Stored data

diff --git a/deeppointmap_amd/csrc/knn.hip b/deeppointmap_amd/csrc/knn.hip
--- a/deeppointmap_amd/csrc/knn.hip
+++ b/deeppointmap_amd/csrc/knn.hip
@@ -1,6 +1,7 @@
 #include "block_scan.h"
 #include "filter_dc.h"
 #include "topk_emulate.h"
+#include <algorithm>
 #include <type_traits>
 
 namespace {
@@ -343,6 +344,53 @@
     wave_mem_sync();
 }
 
+__device__ __forceinline__ void knn_hybrid_block(const float *__restrict__ points_all, const int32_t *__restrict__ lengths,
+                                                 const float *__restrict__ centers_all, int N, int S, int K, float r2,
+                                                 int32_t *__restrict__ idx_all, const int32_t *__restrict__ reuse_idx,
+                                                 const int32_t *__restrict__ center_src, int nth_rows, int bx, int wpb) {
+    extern __shared__ VI s_nth[];
+    __shared__ float s_d[WPB][CPW][CAP];
+    __shared__ int s_i[WPB][CPW][CAP];
+    __shared__ float s_td[WPB][TMPN];
+    __shared__ int s_ti[WPB][TMPN];
+    const int b = blockIdx.y, w = threadIdx.x >> 6, lane = threadIdx.x & 63;
+    const int s0 = (bx * wpb + w) * CPW;
+    if (w >= wpb || s0 >= S) return;
+    if (reuse_idx) {
+        bool all = true;
+        for (int j = 0; j < CPW && s0 + j < S; ++j) all &= center_src[(size_t)b * S + s0 + j] >= 0;
+        if (all) {
+            for (int j = 0; j < CPW && s0 + j < S; ++j) {
+                const int src = center_src[(size_t)b * S + s0 + j];
+                if (lane < K) idx_all[((size_t)b * S + s0 + j) * K + lane] = reuse_idx[((size_t)b * N + src) * K + lane];
+            }
+            return;
+        }
+    }
+    const float *pts = points_all + (size_t)b * N * 3;
+    const float *ctr = centers_all + (size_t)b * S * 3;
+    const int len = min(max(lengths[b], 0), N);
+    Ctr c[CPW];
+#pragma unroll
+    for (int j = 0; j < CPW; ++j) ctr_init(c[j], ctr + 3 * (size_t)min(s0 + j, S - 1), r2);
+    for (int base = 0; base < len; base += 64) {
+        const int i = base + lane;
+        const bool ok = i < len;
+        float x = 0.f, y = 0.f, z = 0.f;
+        if (ok) x = pts[3 * i], y = pts[3 * i + 1], z = pts[3 * i + 2];
+        const float bb = sq3(x, y, z);
+#pragma unroll
+        for (int j = 0; j < CPW; ++j) offer(c[j], ok, x, y, z, bb, i, K, (LdsF)s_d[w][j], (LdsI)s_i[w][j], (LdsF)s_td[w], (LdsI)s_ti[w]);
+    }
+#pragma unroll
+    for (int j = 0; j < CPW; ++j) {
+        if (s0 + j >= S) break;
+        finish(c[j], pts, len, N, K, r2, (LdsF)s_d[w][j], (LdsI)s_i[w][j], (LdsF)s_td[w], (LdsI)s_ti[w],
+               idx_all + ((size_t)b * S + (s0 + j)) * K, nullptr, nullptr, 0,
+               nth_rows ? (VI *)((char *)s_nth + (size_t)w * N * (sizeof(VI) + 4)) : nullptr);
+    }
+}
+
 __global__ __launch_bounds__(WPB * 64) void knn_hybrid_kernel(const float *__restrict__ points_all,
                                                               const int32_t *__restrict__ lengths,
                                                               const float *__restrict__ centers_all, int N,
@@ -350,47 +398,27 @@
                                                               int32_t *__restrict__ idx_all,
                                                               const int32_t *__restrict__ reuse_idx,
                                                               const int32_t *__restrict__ center_src, int nth_rows) {
-    extern __shared__ VI s_nth[];
-    __shared__ float s_d[WPB][CPW][CAP];
-    __shared__ int s_i[WPB][CPW][CAP];
-    __shared__ float s_td[WPB][TMPN];
-    __shared__ int s_ti[WPB][TMPN];
-    const int b = blockIdx.y, w = threadIdx.x >> 6, lane = threadIdx.x & 63;
-    const int s0 = (blockIdx.x * WPB + w) * CPW;
-    if (s0 >= S) return;
-    if (reuse_idx) {
-        bool all = true;
-        for (int j = 0; j < CPW && s0 + j < S; ++j) all &= center_src[(size_t)b * S + s0 + j] >= 0;
-        if (all) {
-            for (int j = 0; j < CPW && s0 + j < S; ++j) {
-                const int src = center_src[(size_t)b * S + s0 + j];
-                if (lane < K) idx_all[((size_t)b * S + s0 + j) * K + lane] = reuse_idx[((size_t)b * N + src) * K + lane];
-            }
-            return;
-        }
-    }
-    const float *pts = points_all + (size_t)b * N * 3;
-    const float *ctr = centers_all + (size_t)b * S * 3;
-    const int len = min(max(lengths[b], 0), N);
-    Ctr c[CPW];
-#pragma unroll
-    for (int j = 0; j < CPW; ++j) ctr_init(c[j], ctr + 3 * (size_t)min(s0 + j, S - 1), r2);
-    for (int base = 0; base < len; base += 64) {
-        const int i = base + lane;
-        const bool ok = i < len;
-        float x = 0.f, y = 0.f, z = 0.f;
-        if (ok) x = pts[3 * i], y = pts[3 * i + 1], z = pts[3 * i + 2];
-        const float bb = sq3(x, y, z);
-#pragma unroll
-        for (int j = 0; j < CPW; ++j) offer(c[j], ok, x, y, z, bb, i, K, (LdsF)s_d[w][j], (LdsI)s_i[w][j], (LdsF)s_td[w], (LdsI)s_ti[w]);
-    }
-#pragma unroll
-    for (int j = 0; j < CPW; ++j) {
-        if (s0 + j >= S) break;
-        finish(c[j], pts, len, N, K, r2, (LdsF)s_d[w][j], (LdsI)s_i[w][j], (LdsF)s_td[w], (LdsI)s_ti[w],
-               idx_all + ((size_t)b * S + (s0 + j)) * K, nullptr, nullptr, 0,
-               nth_rows ? (VI *)((char *)s_nth + (size_t)w * N * (sizeof(VI) + 4)) : nullptr);
-    }
+    knn_hybrid_block(points_all, lengths, centers_all, N, S, K, r2, idx_all, reuse_idx, center_src, nth_rows, blockIdx.x, WPB);
+}
+
+constexpr int KNN_BATCH_MAX = 8;
+struct KnnBatch {
+    int n;
+    int first[KNN_BATCH_MAX + 1];
+    struct {
+        const float *points, *centers;
+        const int32_t *lengths, *reuse_idx, *center_src;
+        int32_t *idx;
+        int N, S, K, nth_rows, wpb;
+        float r2;
+    } q[KNN_BATCH_MAX];
+};
+
+__global__ __launch_bounds__(WPB * 64) void knn_hybrid_batch_kernel(KnnBatch kb) {
+    int j = 0;
+    while (j + 1 < kb.n && (int)blockIdx.x >= kb.first[j + 1]) ++j;
+    knn_hybrid_block(kb.q[j].points, kb.q[j].lengths, kb.q[j].centers, kb.q[j].N, kb.q[j].S, kb.q[j].K, kb.q[j].r2, kb.q[j].idx,
+                     kb.q[j].reuse_idx, kb.q[j].center_src, kb.q[j].nth_rows, (int)blockIdx.x - kb.first[j], kb.q[j].wpb);
 }
 
 struct KnnGrid {
@@ -1338,6 +1366,41 @@
     return dpm_launch_status();
 }
 
+extern "C" int dpm_knn_hybrid_batch(const dpm_knn_query *queries, int n_queries, int B, dpm_stream_t stream) {
+    DPM_CHECK_ARG(queries && n_queries >= 1 && n_queries <= KNN_BATCH_MAX && B >= 1);
+    KnnBatch kb;
+    kb.n = n_queries;
+    long long blocks = 0;
+    size_t dyn = 0;
+    for (int j = 0; j < n_queries; ++j)
+        if (!queries[j].reuse_idx && (long long)queries[j].K * 64 > (long long)queries[j].N && queries[j].N >= 1)
+            dyn = std::max(dyn, (sizeof(VI) + 4) * (size_t)WPB * queries[j].N);
+    const size_t dyn_plain = dyn;
+    for (int j = 0; j < n_queries; ++j) {
+        const dpm_knn_query &q = queries[j];
+        DPM_CHECK_ARG(q.points && q.lengths && q.centers && q.idx);
+        DPM_CHECK_ARG((q.reuse_idx == nullptr) == (q.center_src == nullptr));
+        DPM_CHECK_ARG(q.N >= 1 && q.N < GRID_MIN_N && q.S >= 1 && q.K >= 1 && q.radius > 0.0);
+        if (q.K > KMAX) return DPM_EUNSUPPORTED;
+        const int nth_rows = (long long)q.K * 64 > (long long)q.N;
+        const size_t d = nth_rows ? (sizeof(VI) + 4) * (size_t)WPB * q.N : 0;
+        const int wpb = q.reuse_idx && d > dyn_plain ? 1 : WPB;
+        dyn = std::max(dyn, d / WPB * wpb);
+        kb.first[j] = (int)blocks;
+        kb.q[j].points = q.points, kb.q[j].centers = q.centers, kb.q[j].lengths = q.lengths;
+        kb.q[j].reuse_idx = q.reuse_idx, kb.q[j].center_src = q.center_src, kb.q[j].idx = q.idx;
+        kb.q[j].N = q.N, kb.q[j].S = q.S, kb.q[j].K = q.K, kb.q[j].nth_rows = nth_rows, kb.q[j].wpb = wpb;
+        kb.q[j].r2 = (float)(q.radius * q.radius);
+        blocks += dpm_cdiv(q.S, wpb * CPW);
+    }
+    kb.first[n_queries] = (int)blocks;
+    if (blocks > 0x7fffffffLL) return DPM_EUNSUPPORTED;
+    if (dyn > 32 * 1024)
+        (void)hipFuncSetAttribute((const void *)knn_hybrid_batch_kernel, hipFuncAttributeMaxDynamicSharedMemorySize, (int)dyn);
+    hipLaunchKernelGGL(knn_hybrid_batch_kernel, dim3((unsigned)blocks, B), dim3(WPB * 64), dyn, (hipStream_t)stream, kb);
+    return dpm_launch_status();
+}
+
 extern "C" int dpm_knn_build_grid(const float *points, const int32_t *lengths, int B, int N, double radius,
                                   void *workspace, dpm_stream_t stream) {
     DPM_CHECK_ARG(points && lengths && workspace && B >= 1 && N >= GRID_MIN_N && radius > 0.0);
diff --git a/deeppointmap_amd/encoder.py b/deeppointmap_amd/encoder.py
--- a/deeppointmap_amd/encoder.py
+++ b/deeppointmap_amd/encoder.py
@@ -5,7 +5,7 @@
 import torch
 from torch.utils.checkpoint import checkpoint
 
-from . import ops
+from . import knobs, ops
 from .params import ParamTree, encoder_shapes
 
 
@@ -132,6 +132,35 @@
             xyz, lengths = new_xyz, new_len
         return knn
 
+    def _tail_first_level(self) -> int:
+        enc = self.encoder_cfg
+        L = len(enc.npoint)
+        first = L - 2
+        if first < 1 or max(enc.npoint[first - 1:L - 1]) >= ops.GRID_MIN_N:
+            return L
+        la_first = {(float(r), int(k)) for r, k in zip(enc.radius_list[first][1:], enc.nsample_list[first][1:])}
+        if (float(enc.radius_list[L - 1][0]), int(enc.nsample_list[L - 1][0])) in la_first:
+            return L
+        n = sum(1 + len({(float(r), int(k)) for r, k in zip(enc.radius_list[i][1:], enc.nsample_list[i][1:])}) for i in (first, L - 1))
+        return first if n <= 8 else L
+
+    def _tail_neighbour_queries(self, samp: dict, first: int, xyz, lengths, self_q: dict) -> dict:
+        enc, queries, keys = self.encoder_cfg, [], []
+        for i in range(first, len(enc.npoint)):
+            radii, ks = enc.radius_list[i], enc.nsample_list[i]
+            fidx, new_xyz, new_len = samp[f"fidx{i}"], samp[f"xyz{i}"], samp[f"len{i}"]
+            prev = self_q.get((float(radii[0]), int(ks[0]))) if i == first else None
+            queries.append(dict(points=xyz, lengths=lengths, centers=new_xyz, K=ks[0], radius=radii[0], reuse_idx=prev,
+                                center_src=fidx if prev is not None else None))
+            keys.append(("sa", i))
+            for j in range(1, len(radii)):
+                key = ("la", i, (float(radii[j]), int(ks[j])))
+                if key not in keys:
+                    queries.append(dict(points=new_xyz, lengths=new_len, centers=new_xyz, K=ks[j], radius=radii[j]))
+                    keys.append(key)
+            xyz, lengths = new_xyz, new_len
+        return dict(zip(keys, ops.knn_hybrid_batch(queries)))
+
     @torch.no_grad()
     def forward(self, points: torch.Tensor, points_padding: torch.Tensor, trace: Optional[dict] = None,
                 presampled: Optional[dict] = None, descriptor_scale: float = 0.0, spare_frames: int = 0,
@@ -163,6 +192,7 @@
                 fea = ops.linear(pts[:, :self.in_channel].transpose(1, 2).contiguous(), w0, self.p("point_mlp0.bias"))
             levels = [(xyz, fea, lengths)] if resume is None else resume["levels"]
             self_q = {} if resume is None else resume["self_q"]
+            tail_first, tail_knn = (self._tail_first_level() if knobs.FUSED_TAIL else len(enc.npoint)), {}
             for i, npoint in enumerate(enc.npoint):
                 if resume is not None and i < resume["next"]:
                     continue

# [EXERCISE DESCRIPTION]
One stretch of the lines above is wanted, from the line that contains "if key not in" through the line that contains "torch.Tensor, trace: Optional[dict]". Output it exactly.

# [THE ANSWER]
+                if key not in keys:
+                    queries.append(dict(points=new_xyz, lengths=new_len, centers=new_xyz, K=ks[j], radius=radii[j]))
+                    keys.append(key)
+            xyz, lengths = new_xyz, new_len
+        return dict(zip(keys, ops.knn_hybrid_batch(queries)))
+
     @torch.no_grad()
     def forward(self, points: torch.Tensor, points_padding: torch.Tensor, trace: Optional[dict] = None,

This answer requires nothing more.